Four variables: x, y, z and h

Suppose a regression model for the response variable h is constructed with x, y and z as three predictors. Following the same notation convention as the case with three variables above, we associate twelve coefficients of determination with the following seven models:

\begin{aligned} R_{x(x)}^2: &~h\sim x,\\ R_{y(y)}^2: &~h\sim y,\\ R_{z(z)}^2: &~h\sim z,\\ R_{x(xy)}^2, R_{y(xy)}^2: &~h\sim x+y,\\ R_{x(xz)}^2, R_{z(xz)}^2: &~h\sim x+z,\\ R_{y(yz)}^2, R_{z(yz)}^2: &~h\sim y+z,\\ R_{x(xyz)}^2, R_{y(xyz)}^2, R_{z(xyz)}^2: &~h\sim x+y+z. \end{aligned}

There are seven partitioned proportions of variability that are of interest in this case. Assume that the unique proportions of variability that variables x, y and z account for in h are q_x, q_y and q_z. Similarly, the shared proportion of variability that variables x and y contribute together to h is q_{xy}; the shared proportion of variability that variables x and z contribute together to h is q_{xz}; the shared proportion of variability that variables y and z contribute together to h is q_{yz}. Lastly, the shared proportion of variability that variables x, y and z contribute together to h is q_{xyz}.

These seven proportions likely lend themselves to a graphic representation through a Venn diagram, although I haven’t yet crafted an elegant one. If you have any brilliant suggestions, please don’t hesitate to share! Nonetheless, deriving the following relationships isn’t particularly challenging:

\begin{aligned} q_x+q_{xy}+q_{xz}+q_{xyz}&=R_{x(x)}^2,\\ q_y+q_{xy}+q_{yz}+q_{xyz}&=R_{y(y)}^2,\\ q_z+q_{xz}+q_{yz}+q_{xyz}&=R_{z(z)}^2,\\ q_x+q_y+q_{xy}+q_{yz}+q_{xz}+q_{xyz}&=R_{x(xy)}^2+R_{y(xy)}^2,\\ q_x+q_z+q_{xy}+q_{yz}+q_{xz}+q_{xyz}&=R_{x(xz)}^2+R_{z(xz)}^2,\\ q_y+q_z+q_{xy}+q_{yz}+q_{xz}+q_{xyz}&=R_{y(yz)}^2+R_{z(yz)}^2,\\ q_x+q_y+q_z+q_{xy}+q_{yz}+q_{xz}+q_{xyz}&=R_{x(xyz)}^2+R_{y(xyz)}^2+R_{z(xyz)}^2. \end{aligned}

Despite its tedium, algebra can assist in deciphering the equations above and yield the following solutions for the seven partitioning components.

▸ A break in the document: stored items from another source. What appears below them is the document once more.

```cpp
constexpr float kAdaptEps = 1e-4f;
__global__ void __launch_bounds__(256) k_adapt_errors(uint32_t n_blocks, uint32_t blocks_x, uint32_t width, uint32_t local_rows,
                                                       const u32x4* __restrict__ carry, const u32x4* __restrict__ snap,
                                                       const uint32_t* __restrict__ count, const uint32_t* __restrict__ snap_count, float threshold,
                                                       uint32_t min_samples, float* __restrict__ err, uint32_t* __restrict__ active) {
    const uint32_t b = blockIdx.x * 4u + (threadIdx.x >> 6), w = threadIdx.x & 63u;
    if (b >= n_blocks) return;
    const uint32_t n = count[b], n0 = snap_count[b];
    const uint32_t x = (b % blocks_x) * 8u + (w & 7u), ly = (b / blocks_x) * 8u + (w >> 3);
    const bool in = x < width && ly < local_rows;
    float e = 0.0f;
    if (in && n0 != 0u) {
        const size_t o = (size_t)ly * width + x;
        const u32x4 c = carry[o], a = snap[o];
        const float fn = (float)n, fa = (float)n0;
        const float ir = __uint_as_float(c.x) / fn, ig = __uint_as_float(c.y) / fn, ib = __uint_as_float(c.z) / fn;
        const float ar = __uint_as_float(a.x) / fa, ag = __uint_as_float(a.y) / fa, ab = __uint_as_float(a.z) / fa;
        e = (__builtin_fabsf(ir - ar) + __builtin_fabsf(ig - ag) + __builtin_fabsf(ib - ab)) / __builtin_sqrtf(kAdaptEps + ir + ig + ib);
    }
#pragma unroll
    for (int off = 32; off > 0; off >>= 1) e += __shfl_xor(e, off, 64);
    const uint32_t n_in = (uint32_t)__popcll(__ballot(in));
    if (w == 0) {
        const float eb = n0 != 0u ? e / (float)n_in : __builtin_inff();
        err[b] = eb;
        active[b] = n0 == 0u || n < min_samples || eb >= threshold ? 1u : 0u;
    }
}

__global__ void __launch_bounds__(1024) k_adapt_compact(uint32_t n_blocks, const uint32_t* __restrict__ active, uint32_t* __restrict__ out) {
    __shared__ uint32_t wave_n[16];
    const uint32_t lane = threadIdx.x & 63u, wv = threadIdx.x >> 6;
    uint32_t base = 0;
    for (uint32_t c = 0; c < n_blocks; c += 1024u) {
        const uint32_t i = c + threadIdx.x;
        const bool f = i < n_blocks && active[i] != 0u;
        const unsigned long long m = __ballot(f);
        if (lane == 0) wave_n[wv] = (uint32_t)__popcll(m);
        __syncthreads();
        uint32_t before = 0, total = 0;
        for (uint32_t k = 0; k < 16u; ++k) {
            const uint32_t v = wave_n[k];
            before += k < wv ? v : 0u;
            total += v;
        }
        const uint32_t rank = lane_rank(m);
        if (f) out[1u + base + before + rank] = i;
        base += total;
        __syncthreads();
    }
    if (threadIdx.x == 0) out[0] = base;
}

}
```

sycl-ray-tracer_amd/csrc/rt_scene_image.h:

```cpp
#pragma once
#include <algorithm>
#include <cmath>
#include <cstring>
#include <vector>

#include "scene_build.h"

namespace rt {

constexpr size_t kMaxDeviceNodes = 0x7FFFFFFF / sizeof(BvhNode);
inline std::vector<BvhNode> device_nodes(const std::vector<BvhNode>& host) {
    std::vector<BvhNode> dn(host);
    for (BvhNode& n : dn)
        for (int k = 0; k < 4; ++k) n.child[k] = (int32_t)device_child_word(n.child[k]);
    return dn;
}
inline void host_nodes(std::vector<BvhNode>& nodes) {
    for (BvhNode& n : nodes)
        for (int k = 0; k < 4; ++k) n.child[k] = host_child_word((uint32_t)n.child[k]);
}

constexpr size_t kTriTailBytes = 48;
static_assert(kTriBytes + kTriTailBytes >= 80 && kTriBytes <= sizeof(TriRec), "a last leaf of one record is read as five 16-byte loads too");
inline size_t packed_tri_bytes(size_t n_records) { return n_records * kTriBytes + kTriTailBytes; }
inline std::vector<uint8_t> pack_tris(const std::vector<TriRec>& tris) {
    std::vector<uint8_t> packed(packed_tri_bytes(tris.size()), 0);
    for (size_t r = 0; r < tris.size(); ++r) std::memcpy(packed.data() + r * kTriBytes, &tris[r], kTriBytes);
    return packed;
}
inline void unpack_tris(const std::vector<uint8_t>& packed, std::vector<TriRec>& tris) {
    for (size_t r = 0; r < tris.size(); ++r) std::memcpy(&tris[r], packed.data() + r * kTriBytes, kTriBytes);
}

inline void scene_scalars(const HostScene& hs, SceneDev& dev) {
    dev.n_nodes = (uint32_t)hs.nodes.size();
    dev.n_tris = (uint32_t)(hs.wverts.size() / 9);
    std::memcpy(dev.sky, hs.sky, 12);
    dev.packed_mat = hs.packed_mat ? 1u : 0u;
    const bool stage = hs.packed_mat && hs.n_layers <= 65536u;
    dev.lds_nm = stage ? (uint32_t)std::min<size_t>(hs.inst.size(), kLdsNm) : 0u;
    dev.lds_mats = stage ? (uint32_t)std::min<size_t>(hs.mats.size(), kLdsMats) : 0u;
    for (int a = 0; a < 3; ++a) {
        const float ext = hs.bounds_hi[a] - hs.bounds_lo[a];
        dev.cell_lo[a] = hs.bounds_lo[a];
        dev.cell_scale[a] = ext > 0.0f && std::isfinite(ext) ? 4.0f / ext : 0.0f;
    }
}

}
```

sycl-ray-tracer_amd/csrc/rt_types.h:

```cpp
#pragma once
#include <cstddef>
#include <cstdint>

namespace rt {

#ifdef __HIPCC__
#define RT_HD __host__ __device__ inline
#else
#define RT_HD inline
#endif
struct alignas(64) BvhNode {
    float origin[3];
    float scale_x;
    uint32_t q[6];
    float scale_y, scale_z;
    int32_t child[4];
    RT_HD float scale(int a) const { const float s = a == 0 ? scale_x : (a == 1 ? scale_y : scale_z); return s < 0.0f ? -s : s; }
    RT_HD void set_scale(int a, float s) { (a == 0 ? scale_x : (a == 1 ? scale_y : scale_z)) = s; }
};
static_assert(sizeof(BvhNode) == 64, "BvhNode must be 64 bytes");
constexpr int32_t kChildEmpty = (int32_t)0x80000000;
struct Box3 {
    float lo[3], hi[3];
};

RT_HD void clear_planes(BvhNode& n) {
    n.scale_x = n.scale_y = n.scale_z = 1.0f;
    n.origin[0] = n.origin[1] = n.origin[2] = 0.0f;
    for (int i = 0; i < 6; ++i) n.q[i] = (i & 1) ? 0u : 0xFFFFFFFFu;
}
RT_HD BvhNode empty_node() {
    BvhNode n;
    clear_planes(n);
    for (int k = 0; k < 4; ++k) n.child[k] = kChildEmpty;
    return n;
}
struct LeafRange {
    uint32_t first, count;
};
RT_HD LeafRange leaf_range(int32_t child) {
    const uint32_t code = (uint32_t)~child;
    return {code >> 2, (code & 3u) + 1u};
}
RT_HD int32_t leaf_child(uint32_t first, uint32_t count) { return ~(int32_t)((first << 2) | (count - 1)); }
RT_HD float child_plane(const BvhNode& n, int k, int a, int side) { return n.origin[a] + (float)((n.q[2 * a + side] >> (8 * k)) & 0xffu) * n.scale(a); }
RT_HD Box3 child_box(const BvhNode& n, int k) {
    Box3 b;
    for (int a = 0; a < 3; ++a) b.lo[a] = child_plane(n, k, a, 0), b.hi[a] = child_plane(n, k, a, 1);
    return b;
}

RT_HD uint32_t device_child_word(int32_t child) { return child >= 0 ? (uint32_t)child * 64u : (uint32_t)child; }
RT_HD int32_t host_child_word(uint32_t word) { return (int32_t)word >= 0 ? (int32_t)(word / 64u) : (int32_t)word; }
constexpr int kMaxLeafTris = 2;
constexpr int kTopNodes = 341;
constexpr int kStackSize = 64;
constexpr uint32_t kNoTri = 0xFFFFFFFFu;
constexpr float kTNear = 0.0001f;

struct ContractRange {
    float lo[3], hi[3];
    float limit;
    uint32_t finite_only;
};
RT_HD float contract_max(float a, float b) { return a < b ? b : a; }
RT_HD bool in_contract_range(const ContractRange& r, float ox, float oy, float oz) {
    if (r.finite_only) return __builtin_isfinite(ox) && __builtin_isfinite(oy) && __builtin_isfinite(oz);
    const float o[3] = {ox, oy, oz};
    for (int a = 0; a < 3; ++a) {
        const float outside = contract_max(contract_max(r.lo[a] - o[a], o[a] - r.hi[a]), 0.0f);
        if (!(outside <= r.limit)) return false;
    }
    return true;
}

struct alignas(16) TriRec {
    float v0[3];
    float e1[3];
    float e2[3];
    uint32_t global_index;
    uint32_t pad[2];
};
static_assert(sizeof(TriRec) == 48, "TriRec must be 48 bytes");
constexpr uint32_t kTriBytes = 40;
RT_HD const float* packed_tri(const uint8_t* tris, size_t r) { return reinterpret_cast<const float*>(tris + r * kTriBytes); }
RT_HD float* packed_tri(uint8_t* tris, size_t r) { return reinterpret_cast<float*>(tris + r * kTriBytes); }
RT_HD uint32_t packed_global_index(const uint8_t* tris, size_t r) { return reinterpret_cast<const uint32_t*>(tris + r * kTriBytes)[9]; }

constexpr uint32_t kPackedInstBits = 20, kPackedInstMask = (1u << kPackedInstBits) - 1u;
struct alignas(64) ShadeRec {
    float n0[3], n1[3], n2[3];
    float uv0[2], uv1[2], uv2[2];
    uint32_t instance;
};
static_assert(sizeof(ShadeRec) == 64, "ShadeRec must be 64 bytes");

constexpr uint32_t kLdsNm = 8, kLdsMats = 24;
struct alignas(16) InstRec {
    float normal_mat[9];
    uint32_t material;
    uint32_t pad[2];
};
static_assert(sizeof(InstRec) == 48, "InstRec must be 48 bytes");

struct alignas(16) MatRec {
    uint32_t type;
    uint32_t tex_kind;
    float color[3];
    uint32_t tex_layer;
    float emissive[3];
    float roughness;
    float ior;
    uint32_t pad;
};
static_assert(sizeof(MatRec) == 48, "MatRec must be 48 bytes");
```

\begin{aligned} q_x=&(R_{x(xyz)}^2+R_{y(xyz)}^2+R_{z(xyz)}^2) - (R_{y(yz)}^2+R_{z(yz)}^2),\\ q_y=&(R_{x(xyz)}^2+R_{y(xyz)}^2+R_{z(xyz)}^2) - (R_{x(xz)}^2+R_{z(xz)}^2),\\ q_z=&(R_{x(xyz)}^2+R_{y(xyz)}^2+R_{z(xyz)}^2) - (R_{x(xy)}^2+R_{y(xy)}^2),\\ q_{xy}=&(R_{x(xz)}^2+R_{z(xz)}^2)+(R_{y(yz)}^2+R_{z(yz)}^2)-R_{z(z)}^2-(R_{x(xyz)}^2+R_{y(xyz)}^2+R_{z(xyz)}^2),\\ q_{xz}=&(R_{x(xy)}^2+R_{y(xy)}^2)+(R_{y(yz)}^2+R_{z(yz)}^2)-R_{y(y)}^2-(R_{x(xyz)}^2+R_{y(xyz)}^2+R_{z(xyz)}^2),\\ q_{yz}=&(R_{x(xy)}^2+R_{y(xy)}^2)+(R_{x(xz)}^2+R_{z(xz)}^2)-R_{x(x)}^2-(R_{x(xyz)}^2+R_{y(xyz)}^2+R_{z(xyz)}^2),\\ q_{xyz}=&R_{x(x)}^2+R_{y(y)}^2+R_{z(z)}^2+(R_{x(xyz)}^2+R_{y(xyz)}^2+R_{z(xyz)}^2)-(R_{x(xy)}^2+R_{y(xy)}^2)-(R_{x(xz)}^2+R_{z(xz)}^2)-(R_{y(yz)}^2+R_{z(yz)}^2). \end{aligned}

Notice that the coefficients of determination are grouped according to their associated models: those enclosed within a pair of parentheses () correspond to the same model.